FOOD FOR THOUGHT
Wanda A. Adams
|Video: How to make daikon|
|||Staying true to her (kitchen) self|
Korean fried chicken is a new fave in big cities nationwide, in chains such as Bon Chon, Two Two, Kyochan and Kyedong. New Yorkers and Angelenos are fascinated by these "hofs" — taverns not unlike Japanese izakaya, specializing in pupu, beer and the Korean liquor soju.
A reader wrote in to ask how to make Korean fried chicken at home, and how to make the cubes of sweet daikon pickle that serve as free pupu in hofs.

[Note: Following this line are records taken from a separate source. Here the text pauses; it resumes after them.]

# akashsengupta1997/HierarchicalProbabilistic3DHuman

Hardware: AMD Instinct MI355X
Metric: images/sec end-to-end (num_samples=100) (higher is better)
Workload: dtype f32

## Files before the change

hierarchicalprobabilistic3dhuman_amd/_capi.py:

```python
import contextlib
import ctypes
import os

import torch

_PKG_DIR = os.path.dirname(os.path.abspath(__file__))
LIB_PATH = os.path.join(_PKG_DIR, "libhps.so")
DEV_LIB_PATH = os.path.join(_PKG_DIR, "libhps_dev.so")

_c = ctypes
_P = _c.c_void_p
_I = _c.c_int

_PROTOTYPES = {
    "hps_version": [],
    "hps_last_error": [],
    "hps_stream_create_cu_partition": [_I, _I, _c.POINTER(_P)],
    "hps_stream_destroy": [_P],
    "hps_smpl_pose_prep": [_P, _P, _I, _P, _I, _P, _P, _P, _P, _I, _P, _I, _I, _P, _P, _P, _I, _P],
    "hps_smpl_blend": [_P, _P, _P, _P, _I, _I, _I, _I, _I, _I, _P],
    "hps_smpl_lbs": [_P, _I, _P, _P, _P, _I, _I, _P, _P, _I, _I, _P],
    "hps_smpl_mesh_fused": [_P, _P, _P, _P, _P, _P, _I, _I, _P, _P, _I, _I, _I, _I, _I, _P],
    "hps_smpl_mesh_fused_picks": [_P, _P, _P, _P, _P, _P, _I, _I, _P, _P, _I, _I, _I, _I, _I, _P, _P, _I, _P],
    "hps_smpl_mesh_fused_shared_shape": [_P] * 8 + [_I, _I, _P] + [_I] * 5 + [_P, _P, _I, _P],
# ... 6 lines not shown
    "hps_smpl_lbs_backward": [_P, _I, _P, _P, _P, _I, _I, _P, _P, _I, _P, _P, _P, _P, _P, _P, _I, _I, _P],
    "hps_smpl_blend_backward": [_P, _P, _P, _P, _I, _I, _I, _I, _I, _P],
    "hps_smpl_pose_prep_backward": [_P, _P, _I, _P, _I, _P, _P, _P, _P, _I, _P, _P, _I, _P, _I, _P, _P, _P, _I, _P],
    "hps_smpl_joints": [_P, _P, _P, _P, _P, _I, _I, _P, _P, _I, _I, _P],
    "hps_vertex_uncertainty": [_P, _P, _I, _I, _I, _P],
    "hps_joints_and_uncertainty": [_P, _P, _P, _P, _P, _I, _I, _P, _P, _I, _I, _P, _P, _I, _I, _I, _P],
    "hps_query_workspace": [_I, _c.c_int64, _c.c_int64, _c.c_int64],
    "hps_mf_sample": [_P, _P, _P, _P, _P, _I, _I, _I, _I, _c.c_float, _c.c_float, _P, _P, _P, _c.c_uint64,
                      _c.c_int64, _P, _I, _P, _P, _P, _P],
    "hps_infer_assemble": [_P, _P, _P, _P, _P, _P, _P, _I, _I, _I, _I, _P],
    "hps_quat_to_rotmat": [_P, _P, _I, _P],
    "hps_rot6d_to_rotmat": [_P, _P, _I, _P],
    "hps_batch_rodrigues": [_P, _P, _I, _P],
    "hps_linear": [_P, _I, _P, _P, _P, _P, _I, _I, _I, _I, _I, _P],
    "hps_head_trunk": [_P] + [_I] + [_P] * 14 + [_I] * 7 + [_P],
    "hps_head_joint_level": [_P, _I, _I, _P, _I, _P, _P, _P, _P, _P, _P, _P, _P, _P, _c.c_float, _P, _P, _I, _I, _P],
    "hps_head_joint_level_svd": [_P, _I, _I, _P, _I, _P, _P, _P, _P, _P, _P, _P, _P, _P, _c.c_float, _P, _P, _P, _P, _I, _I, _I, _P],
    "hps_svd3_packed": [_P, _P, _I, _I, _P],
    "hps_host_svd3_emulated": [_P, _P, _I, _I],
    "hps_host_svd_flavor": [],
    "hps_host_svd3_packed": [_P, _P, _I, _I],
    "hps_host_bind_lapack": [_c.c_char_p],
    "hps_head_svd_finish": [_P, _P, _I, _P, _P, _P, _P, _P, _P, _I, _I, _P],
    "hps_canny_edges": [_P, _P, _I, _P, _P, _P, _P, _P, _P, _I, _I, _I, _I, _c.c_float, _I, _P],
    "hps_canny_edge_map": [_P, _P, _I, _P, _c.c_int64, _I, _I, _I, _I, _c.c_float, _I, _P],
    "hps_proxy_rep": [_P, _P, _P, _P, _I, _I, _I, _I, _c.c_float, _P],
    "hps_pointset_errors": [_P, _P, _I, _I, _I, _I, _P, _P, _P, _P, _P],
    "hps_heatmaps_to_joints2d": [_P, _P, _P, _I, _I, _I, _c.c_float, _P],
    "hps_sample_joints2d_error": [_P, _P, _I, _P, _P, _P, _c.c_float, _P, _I, _I, _P],
    "hps_conv2d_bn_act_pad": [_P, _P, _P, _P, _P, _P, _I, _I, _I, _I, _I, _I, _I, _I, _I, _I, _I, _I, _I, _I, _I, _P, _P],
    "hps_conv2d_bn_act_pad_down": [_P] * 9 + [_I] * 14 + [_P, _P],
    "hps_conv3x3_winograd": [_P, _P, _P, _P, _P, _P, _I, _I, _I, _I, _I, _I, _I, _I, _P, _P],
    "hps_conv3x3_winograd_workspace": [_I, _I, _I, _I, _I],
    "hps_stem_phase_frames_bytes": [_I, _I, _I],
    "hps_stem_phase_split": [_P, _P, _I, _I, _I, _I, _P],
    "hps_proxy_rep_phase_frames": [_P, _P, _P, _P, _I, _I, _I, _I, _c.c_float, _P],
    "hps_stem_winograd": [_P, _P, _P, _P, _P, _I, _I, _I, _I, _I, _P],
    "hps_stem_pool_side_bytes": [_I, _I, _I],
    "hps_stem_winograd_pooled": [_P, _P, _P, _P, _P, _P, _I, _I, _I, _I, _I, _P],
    "hps_stem_winograd_pooled_nchw": [_P, _P, _P, _P, _P, _P, _I, _I, _I, _I, _I, _P],
    "hps_sums_f64": [_P, _P, _P, _I, _c.c_double, _P, _P, _P, _P],
    "hps_sizeof_enc_op": [],
    "hps_encoder_run": [_P, _I, _P],
    "hps_head_pose_levels": [_P, _I, _I, _P, _P, _I, _P, _P, _P, _P, _P, _P, _P, _P, _P, _c.c_float, _P, _P, _P, _P, _P, _P,
                             _P, _P, _I, _I, _I, _I, _P],
    "hps_nchw_to_padded_nhwc": [_P, _P, _I, _I, _I, _I, _I, _P],
    "hps_nchw_to_padded_nhwc_generic": [_P, _P, _I, _I, _I, _I, _I, _I, _I, _P],
    "hps_maxpool3x3s2_pad": [_P, _P, _I, _I, _I, _I, _I, _P],
    "hps_global_avgpool_pad": [_P, _P, _I, _I, _I, _I, _I, _P],
    "hps_mf_log_norm_const": [_P, _I, _P, _P, _P, _P],
    "hps_mf_nll": [_P, _P, _P, _P, _P, _I, _c.c_double, _P, _P, _P, _P, _P],
    "hps_mf_loss_forward": [_P, _P, _P, _P],
    "hps_mf_loss_backward": [_P, _P, _P, _P],
    "hps_head_forward_refine": [_P, _I] + [_P] * 9 + [_I] + [_P] * 6 + [_c.c_float] + [_P] * 13 + [_I] * 7 + [_P],
    "hps_head_pose_levels_backward": [_P, _I, _I, _P, _P, _I] + [_P] * 21 + [_I, _I, _I, _P],
    "hps_head_pose_levels_backward_factors": [_P, _I, _I, _P, _P, _I] + [_P] * 23 + [_I, _I, _I, _P],
    "hps_mf_sample_keep_quat": [_P, _P, _P, _I, _I, _I, _I, _c.c_float, _c.c_float, _P, _P, _P, _c.c_uint64, _c.c_int64, _I, _P, _P, _P, _P],
    "hps_mf_sample_backward": [_P, _P, _P, _P, _P, _P, _P, _P, _I, _I, _I, _c.c_float, _P, _P, _P, _P],
    "hps_head_trunk_backward": [_P, _I] + [_P] * 20 + [_I] * 7 + [_P],
    "hps_rot6d_to_rotmat_backward": [_P, _P, _P, _I, _P],
    "hps_conv_wgrad": [_P] * 4 + [_I] * 12 + [_P],
    "hps_conv_wgrad_slice_pixels": [_I, _I],
    "hps_conv_wgrad_workspace": [_I] * 9,
    "hps_conv_dgrad": [_P] * 4 + [_I] * 12 + [_P],
    "hps_relu_gate_pad": [_P] * 4 + [_I] * 6 + [_P],
    "hps_relu_gate_workspace": [_I] * 4,
# ... 235 lines not shown
```

hierarchicalprobabilistic3dhuman_amd/csrc/composite.hip:

```cpp
#include <vector>

#include "hps_common.h"

using namespace hps;

extern "C" int hps_sizeof_enc_op(void) { return (int)sizeof(hps_enc_op); }

extern "C" int hps_encoder_run(const hps_enc_op* ops, int n_ops, hps_stream_t stream) {
    if (!ops && n_ops > 0) return bad_arg("hps_encoder_run: null op list");
    for (int i = 0; i < n_ops; ++i) {
        const hps_enc_op& o = ops[i];
        int rc;
        switch (o.kind) {
            case HPS_ENC_RELAYOUT:
                rc = hps_nchw_to_padded_nhwc(o.x, o.y, o.B, o.Cin, o.H, o.W, o.opad, stream);
                break;
            case HPS_ENC_RELAYOUT_GENERIC:
                rc = hps_nchw_to_padded_nhwc_generic(o.x, o.y, o.B, o.Cin, o.Cout, o.H, o.W, o.KW, o.opad, stream);
                break;
            case HPS_ENC_CONV:
                rc = hps_conv2d_bn_act_pad(o.x, o.w, o.scale, o.shift, o.residual, o.y, o.B, o.H, o.W, o.ipad, o.Cin, o.Cout,
                                           o.KH, o.KW, o.stride, o.pad, o.opad, o.relu, o.row_mode, o.variant, o.ksplit,
                                           o.splitk_ws, stream);
                break;
            case HPS_ENC_CONV_DOWN:
                rc = hps_conv2d_bn_act_pad_down(o.x, o.w, o.scale, o.shift, o.y, o.w_down, o.scale_down, o.shift_down, o.y_down, o.B, o.H,
                                                o.W, o.ipad, o.Cin, o.Cout, o.KH, o.KW, o.stride, o.pad, o.opad, o.relu, o.variant, o.ksplit,
                                                o.splitk_ws, stream);
                break;
            case HPS_ENC_CONV_WINOGRAD:
                rc = hps_conv3x3_winograd(o.x, o.w, o.scale, o.shift, o.residual, o.y, o.B, o.H, o.W, o.ipad, o.Cin, o.Cout, o.opad,
                                          o.relu, o.splitk_ws, stream);
                break;
            case HPS_ENC_STEM_SPLIT:
                rc = hps_stem_phase_split(o.x, o.y, o.B, o.Cin, o.H, o.W, stream);
                break;
            case HPS_ENC_STEM_WINOGRAD:
                rc = hps_stem_winograd(o.x, o.w, o.scale, o.shift, o.y, o.B, o.H, o.W, o.opad, o.relu, stream);
                break;
            case HPS_ENC_STEM_WINOGRAD_POOLED:
                rc = hps_stem_winograd_pooled(o.x, o.w, o.scale, o.shift, o.y, o.splitk_ws, o.B, o.H, o.W, o.opad, o.relu, stream);
                break;
            case HPS_ENC_STEM_WINOGRAD_POOLED_NCHW:
                rc = hps_stem_winograd_pooled_nchw(o.x, o.w, o.scale, o.shift, o.y, o.splitk_ws, o.B, o.H, o.W, o.opad, o.relu, stream);
                break;
            case HPS_ENC_MAXPOOL:
                rc = hps_maxpool3x3s2_pad(o.x, o.y, o.B, o.H, o.W, o.Cin, o.opad, stream);
                break;
            case HPS_ENC_AVGPOOL:
                rc = hps_global_avgpool_pad(o.x, o.y, o.B, o.H, o.W, o.Cin, o.ipad, stream);
                break;
            default:
                return bad_arg("hps_encoder_run: unknown op kind");
        }
        if (rc != HPS_OK) return rc;
    }
    return HPS_OK;
}

extern "C" int hps_head_pose_levels(const float* embed, int embed_dim, int hidden, const int32_t* level_joints,
                                    const int32_t* level_sizes_host, int n_levels, const int32_t* anc_ptr,
                                    const int32_t* anc_idx, const float* const* w1t_ptrs, const float* const* b1_ptrs,
                                    const float* const* w2_ptrs, const float* const* b2_ptrs, float* u_proper,
// ... 54 lines not shown
```

hierarchicalprobabilistic3dhuman_amd/csrc/conv_wino.hip:

```cpp
#include <type_traits>

#include "hps_common.h"

namespace hps {

typedef float f32x16 __attribute__((ext_vector_type(16)));

constexpr int WT = 64;
constexpr int WC = 64;
constexpr int WK = 8;
constexpr int W_OPER = 16 * 2 * 64 * 4;
constexpr int W_WIN = 18 * 18;
constexpr int W_RAW = W_WIN * WK;
constexpr int W_RAW_PIECES = (W_WIN * 2 + 63) / 64;

struct WinoGeom {
    int in_row, in_img;
    int out_row, out_img;
    int ipad, opad;
    int blocks_x, blocks_img;
    int Cin, Cout, n_ct, relu;
    int items;
    unsigned magic_ct, magic_img, magic_x;
    int B, ksplit, cps, raw;
    unsigned magic_ks;
};

#ifdef HPS_DEV_BUILD
__device__ unsigned long long g_wino_stamps[256 * 16];
#define WINO_STAMP(k) do { if (ab == 11 && tid == 0 && nth_item == 1) g_wino_stamps[blockIdx.x * 16 + (k)] = clock64(); } while (0)
#else
#define WINO_STAMP(k) do { } while (0)
#endif

__device__ __forceinline__ unsigned wino_div(unsigned n, unsigned d, unsigned magic) {
    unsigned q = __umulhi(n, magic);
    if (n - q * d >= d) ++q;
    return q;
}

template <int AB, bool QUAD, bool W8 = false, bool TR = false>
__global__ __launch_bounds__(W8 ? 512 : 256, 1) void conv_wino_kernel(const float* __restrict__ x, const float* __restrict__ u,
                                                           const float* __restrict__ scale, const float* __restrict__ shift,
                                                           const float* __restrict__ residual, float* __restrict__ y,
                                                           const WinoGeom g) {
    typedef __attribute__((address_space(3))) void* lptr_t;
    extern __shared__ __attribute__((aligned(16))) float smem[];
    float* sA = smem;
    float* sB = smem + 2 * W_OPER;
    float* sR = smem + 4 * W_OPER;
    constexpr int ab = AB;

    constexpr int NW = W8 ? 8 : 4;
    const int tid = threadIdx.x, lane = tid & 63, wave = __builtin_amdgcn_readfirstlane(tid >> 6);
    const int kl = lane >> 5, il = lane & 31;
    const int pg = W8 ? wave >> 2 : 0;
    const int wm = (wave & 3) >> 1, wn = wave & 1;
    const int nchunks = QUAD ? g.cps : g.Cin / WK;
    constexpr int RP = QUAD ? (W8 ? 1 : 2) : (W8 ? 2 : 3);

    unsigned r_off[3];
    int r_img[3];
    bool r_ok[3];
#pragma unroll
    for (int t = 0; t < 3; ++t) {
        const int e = 64 * (wave + NW * t) + lane;
        if (QUAD) {
            const int px = e >> 1;
            r_ok[t] = t < RP;
            r_img[t] = (px >> 6) & 3;
            r_off[t] = (unsigned)((((px >> 3) & 7) * g.in_row + (px & 7) * g.Cin + (e & 1) * 4) * 4);
        } else {
            r_ok[t] = t < RP && (wave + NW * t) < W_RAW_PIECES && e < 2 * W_WIN;
            const int px = r_ok[t] ? (e >> 1) : 0;
// ... 353 lines not shown
#pragma unroll
                for (int e = 0; e < 4; ++e) {
                    const int r = 4 * q + e;
                    const float2 o = xch[(((1 - pg) * 16 + r) * 4 + w4) * 64 + lane];
                    float yv[2];
                    if (pg == 0) {
                        yv[0] = k0[0][r] + k0[1][r] + o.x;
                        yv[1] = k1[0][r] + k1[1][r] + o.y;
                    } else {
                        yv[0] = o.x - k0[0][r] - k0[1][r];
                        yv[1] = o.y - k1[0][r] - k1[1][r];
                    }
                    const float sc = e == 0 ? sc4[q].x : e == 1 ? sc4[q].y : e == 2 ? sc4[q].z : sc4[q].w;
                    const float sh = e == 0 ? sh4[q].x : e == 1 ? sh4[q].y : e == 2 ? sh4[q].z : sh4[q].w;
#pragma unroll
                    for (int a = 0; a < 2; ++a) {
                        float v = yv[a];
                        if (finish) {
                            v = v * sc + sh;
                            if (residual) v += e == 0 ? res[a][q].x : e == 1 ? res[a][q].y : e == 2 ? res[a][q].z : res[a][q].w;
                            if (g.relu) v = fmaxf(v, 0.0f);
                        }
                        out[a][e] = v;
                    }
                }
                if (store_ok) {
#pragma unroll
                    for (int a = 0; a < 2; ++a)
                        *reinterpret_cast<float4*>(y + lane_base + (size_t)a * g.out_row + 8 * q) = make_float4(out[a][0], out[a][1], out[a][2], out[a][3]);
                }
            }
        } else if (W8) {
            const int co = cur_ct * WC + wn * 32 + il;
            const float sc = scale[co], sh = shift[co];
            const size_t lane_base = (QUAD ? cur_out + (size_t)(2 * wm + kl) * g.out_img + co
                                           : cur_out + (size_t)(8 * wm) * g.out_row + (size_t)(8 * kl) * g.Cout + co) + (size_t)pg * g.Cout;
            const bool store_ok = !QUAD || 2 * wm + kl < cur_nimg;
            float2* xch = reinterpret_cast<float2*>(sA);
            float k0[2][16], k1[2][16];
#pragma unroll
            for (int r = 0; r < 16; ++r)
#pragma unroll
                for (int jj = 0; jj < 2; ++jj) {
                    k0[jj][r] = acc[0 + jj][r] + acc[2 + jj][r] + acc[4 + jj][r];
                    k1[jj][r] = acc[2 + jj][r] - acc[4 + jj][r] - acc[6 + jj][r];
                }
            const int w4 = wave & 3;
#pragma unroll
            for (int r = 0; r < 16; ++r) {
                const float2 e = pg == 0 ? make_float2(k0[1][r], k1[1][r]) : make_float2(k0[0][r], k1[0][r]);
                xch[((pg * 16 + r) * 4 + w4) * 64 + lane] = e;
            }
            float res[16][2];
            if (residual) {
#pragma unroll
                for (int r = 0; r < 16; ++r)
#pragma unroll
                    for (int a = 0; a < 2; ++a)
                        res[r][a] = residual[lane_base + (size_t)(2 * (r >> 2) + a) * g.out_row + (size_t)(2 * (r & 3)) * g.Cout];
            }
            WINO_STAMP(3);
            __syncthreads();
            WINO_STAMP(4);
#pragma unroll
            for (int r = 0; r < 16; ++r) {
                const float2 o = xch[(((1 - pg) * 16 + r) * 4 + w4) * 64 + lane];
                float yv[2];
                if (pg == 0) {
                    yv[0] = k0[0][r] + k0[1][r] + o.x;
                    yv[1] = k1[0][r] + k1[1][r] + o.y;
                } else {
                    yv[0] = o.x - k0[0][r] - k0[1][r];
                    yv[1] = o.y - k1[0][r] - k1[1][r];
                }
#pragma unroll
                for (int a = 0; a < 2; ++a) {
                    float v = yv[a];
                    if (!QUAD || !g.raw) {
                        v = v * sc + sh;
                        if (residual) v += res[r][a];
                        if (g.relu) v = fmaxf(v, 0.0f);
                    }
                    if (store_ok) y[lane_base + (size_t)(2 * (r >> 2) + a) * g.out_row + (size_t)(2 * (r & 3)) * g.Cout] = v;
                }
            }
            WINO_STAMP(5);
        } else if (ab != 4) {
            const int co = cur_ct * WC + wn * 32 + il;
            const float sc = scale[co], sh = shift[co];
            const size_t lane_base = QUAD ? cur_out + (size_t)(2 * wm + kl) * g.out_img + co
                                          : cur_out + (size_t)(8 * wm) * g.out_row + (size_t)(8 * kl) * g.Cout + co;
            const bool store_ok = !QUAD || 2 * wm + kl < cur_nimg;
            float res[2][4] = {{0.f, 0.f, 0.f, 0.f}, {0.f, 0.f, 0.f, 0.f}};
            auto load_res = [&](int r, float (&dst)[4]) {
#pragma unroll
                for (int q = 0; q < 4; ++q)
                    dst[q] = residual[lane_base + (size_t)(2 * (r >> 2) + (q >> 1)) * g.out_row + (size_t)(2 * (r & 3) + (q & 1)) * g.Cout];
            };
            if (residual) load_res(0, res[0]);
#pragma unroll
            for (int r = 0; r < 16; ++r) {
                if (residual && r < 15) load_res(r + 1, res[(r + 1) & 1]);
                float s0[4], s1[4];
#pragma unroll
                for (int j = 0; j < 4; ++j) {
                    constexpr int S = W8 ? 0 : 4;
                    s0[j] = acc[0 * S + j][r] + acc[1 * S + j][r] + acc[2 * S + j][r];
                    s1[j] = acc[1 * S + j][r] - acc[2 * S + j][r] - acc[3 * S + j][r];
                }
                float yv[4];
                yv[0] = s0[0] + s0[1] + s0[2];
                yv[1] = s0[1] - s0[2] - s0[3];
                yv[2] = s1[0] + s1[1] + s1[2];
                yv[3] = s1[1] - s1[2] - s1[3];
#pragma unroll
                for (int q = 0; q < 4; ++q) {
// ... 12 lines not shown
            for (int p = 0; p < NP; ++p)
#pragma unroll
                for (int r = 0; r < 16; ++r) t += acc[p][r];
            if (t == 12345.678f) y[0] = t;
        }
        if (next >= g.items) break;
        item = next;
    }
}
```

Friends, deep-frying is not my thing. I've never been able to do it well. But I've learned to love Asian-style fried chicken as served in delis and restaurants here because of the interesting flavors and the light coating.
Here are some tips:
Both Korean fried chicken and Japanese karaage have this in common: The cuts are relatively small (as many as 6 or 7 pieces from one skin-on chicken thigh), whether bone-in or boneless. The breading is thin and the chicken is fried twice — once for 10 minutes or so at a relatively low temperature (about 325 to 350 degrees), then drained, held until serving time and flash-fried at a more conventional deep-frying temperature (360 to 375) until crisp and heated through. Serve immediately.
Koreans use a very light dusting of unseasoned flour; the flavor is all in the dipping sauces, either garlic or a sweet-hot mixture (commercial versions are available). Japanese generally marinate the chicken first (shoyu, sake, garlic, salt, maybe sugar or mirin), drain it well, dredge in cornstarch or potato starch, then fry.

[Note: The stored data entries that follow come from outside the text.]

+    const uint32_t per = (units + kDealThreads - 1u) / kDealThreads;
+    const uint32_t u0 = min(t * per, units), u1 = min(u0 + per, units);
+    uint64_t mine = 0u, true_total;
+    for (uint32_t u = u0; u < u1; ++u) mine += clampc(A.cost[u]);
+    uint64_t run = deal_scan<uint64_t>(mine, 0u, s_u64, add, &true_total);
+    for (uint32_t u = u0; u < u1; ++u) {
+        A.cum[u] = run;
+        run += clampc(A.cost[u]);
+    }
+    if (t == 0u) A.cum[units] = true_total;
+
+    uint32_t tau = 0u;
+    for (int k = 0; k < ud::kFloorSteps; ++k) {
+        unsigned long long below = 0ull, sum_below = 0ull;
+        for (uint32_t u = u0; u < u1; ++u) {
+            const uint32_t c = clampc(A.cost[u]);
+            if (c < tau) {
+                ++below;
+                sum_below += c;
+            }
+        }
+        if (t < 2u) s_max[t] = 0ull;
+        __syncthreads();
+        if (below) {
+            atomicAdd(&s_max[0], below);
+            atomicAdd(&s_max[1], sum_below);
+        }
+        __syncthreads();
+        const uint32_t next = ud::floor_next(tau, true_total, s_max[0], s_max[1], static_cast<uint64_t>(wgs) * gpw);
+        __syncthreads();
+        if (next == tau) break;
+        tau = next;
+    }
+    mine = 0u;
+    for (uint32_t u = u0; u < u1; ++u) mine += max(clampc(A.cost[u]), tau);
+    uint64_t total;
+    run = deal_scan<uint64_t>(mine, 0u, s_u64, add, &total);
+    for (uint32_t u = u0; u < u1; ++u) {
+        A.cumf[u] = run;
+        run += max(clampc(A.cost[u]), tau);
+    }
+    if (t == 0u) A.cumf[units] = total;
+
+    const uint32_t perw = (wgs + kDealThreads - 1u) / kDealThreads;
+    const uint32_t j0 = min(t * perw, wgs), j1 = min(j0 + perw, wgs);
+    uint64_t wmine = 0u, wtot;
+    if (A.weight)
+        for (uint32_t j = j0; j < j1; ++j) wmine += clampw(A.weight[j]);
+    uint64_t wrun = deal_scan<uint64_t>(wmine, 0u, s_u64, add, &wtot);
+    const bool equal = !A.weight || wtot == 0u;
+    if (equal) {
+        wtot = wgs;
+        wrun = j0;
+    }
+    if (t == 0u) A.want[0] = 0u;
+    for (uint32_t j = j0; j < j1; ++j) {
+        wrun += equal ? 1u : clampw(A.weight[j]);
+        A.want[j + 1u] = j + 1u == wgs ? units : ud::want(ud::nearest(A.cumf, units, ud::share(total, wrun, wtot)), j + 1u, units, wgs, gpw);
+    }
+    __syncthreads();
+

Recently, I made a pretty good Korean fried-chicken sauce and added it to store-bought chicken I'd brought home: 1 1/2 cups shoyu, 1/4 cup honey (or molasses), 1/4 cup sugar or brown sugar, 1 tablespoon sesame oil, 3 crushed cloves of garlic, 1/4 cup toasted sesame seeds and 3 stalks minced green onion. Heat the shoyu in a small pot, add remaining ingredients except green onion; bring to a boil, then cool. Add green onions. Serve over hot or cold Korean fried chicken. (I also made a vegetarian version, baking tofu slices in the sauce.)

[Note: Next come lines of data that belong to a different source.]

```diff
@@ -293,21 +334,24 @@
         return (unsigned)row_entry_i(crow, mk);
     }
 
-    struct NoHook { __device__ __forceinline__ void operator()() const {} };
+    struct NoHook { __device__ __forceinline__ void operator()(const double (&)[SLOTS]) const {} };
     __device__ __forceinline__ int primal(int phase1_row, int cost_row, bool drop_on_leave = true, bool decide_only = false) {
         return primal_hook(phase1_row, cost_row, drop_on_leave, decide_only, NoHook());
     }
-    template <class Hook>
-    __device__ __forceinline__ int primal_hook(int phase1_row, int cost_row, bool drop_on_leave, bool decide_only, Hook after_pivot) {
+    template <bool AT_TOP = true, class Hook>
+    __device__ __forceinline__ int primal_hook(int phase1_row, int cost_row, bool drop_on_leave, bool decide_only, Hook at_vertex) {
         const int lane = lane_id();
         int deg = 0;
+        bool moved = false;
         for (;;) {
             if (iters > max_iter) return 3;
             const bool bland = deg > DEG_SWITCH;
             const int crow = uni(phase1_row >= 0 ? phase1_row : cost_row);
             if (phase1_row >= 0 && beta(phase1_row) <= TOL_FEAS) return 0;
-            int q = phase1_row >= 0 ? price<true>(crow) : price<false>(crow);
+            double best[SLOTS];
+            int q = phase1_row >= 0 ? price<true>(crow, best) : price<false>(crow, best);
             if (q < 0) return 0;
+            if (AT_TOP && moved) at_vertex(best);
             if (bland) {
                 const unsigned improving = phase1_row >= 0 ? improving_mask<true>(crow) : improving_mask<false>(crow);
                 const bool mine = lane >= 1 && lane < NC && ((improving >> lane) & 1u);
@@ -315,7 +359,7 @@
                 q = __ffsll((long long)__ballot(mine && cv == vmin)) - 1;
             }
             q = uni(q);
-            double a[SLOTS], ratio[SLOTS];
+            double a[SLOTS], ratio[SLOTS], ia[SLOTS];
             bool elig[SLOTS];
             float cmf = 0.0f;
             double tmax = INFINITY;
@@ -326,9 +370,10 @@
                 const bool used = (i < m) & (kind[s] != RK_DEAD);
                 if (used) cmf = fmaxf(cmf, fabsf((float)a[s]));
                 elig[s] = used & ((kind[s] == RK_INEQ) | (kind[s] == RK_X0)) & (a[s] > TOL_PIV);
-                const double b0 = fmax(t[s].get(0), 0.0), ia = fast_rcp(elig[s] ? a[s] : 1.0);
-                ratio[s] = elig[s] ? b0 * ia : 0.0;
-                tmax = fmin(tmax, elig[s] ? (b0 + HARRIS_DELTA) * ia : INFINITY);
+                const double b0 = fmax(t[s].get(0), 0.0);
+                ia[s] = fast_rcp(elig[s] ? a[s] : 1.0);
+                ratio[s] = elig[s] ? b0 * ia[s] : 0.0;
+                tmax = fmin(tmax, elig[s] ? (b0 + HARRIS_DELTA) * ia[s] : INFINITY);
             }
             const float colmax = wred_max_f32(cmf);
             tmax = wred_min(tmax);
@@ -376,11 +421,11 @@
                 }
             }
             r = uni(r);
-            const double rmin = row_entry(r, ratio), inv = fast_rcp(rpiv);
+            const double rmin = row_entry(r, ratio), inv = ONE_RCP ? row_entry(r, ia) : fast_rcp(rpiv);
             growth = fmax(growth, (double)(colmax * (float)inv));
             deg = (rmin <= 0.0) ? deg + 1 : 0;
             const bool skip = leaving_x0 && decide_only;
-            if (!skip) { pivot_core(r, q, a, inv); after_pivot(); }
+            if (!skip) { pivot_core(r, q, a, inv); moved = true; if (!AT_TOP) at_vertex(best); }
             else iters++;
             if (leaving_x0) { set_kind(r, RK_INEQ); if (drop_on_leave && !skip) drop_col(q); return 4; }
         }
```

As for the marinated daikon: Peel and cube 1 pound daikon, place in colander with 2 tablespoons Hawaiian salt and allow to drain 1 hour. Rinse well in cold running water and press dry. Place in a marinade of 1 cup EACH vinegar (any kine), water, sugar. Ready to use in 4 hours and holds for a week in refrigerator.
Enjoy as is with beer or, just before serving, stir in 1 teaspoon ko chu jang (Korean spicy bean paste).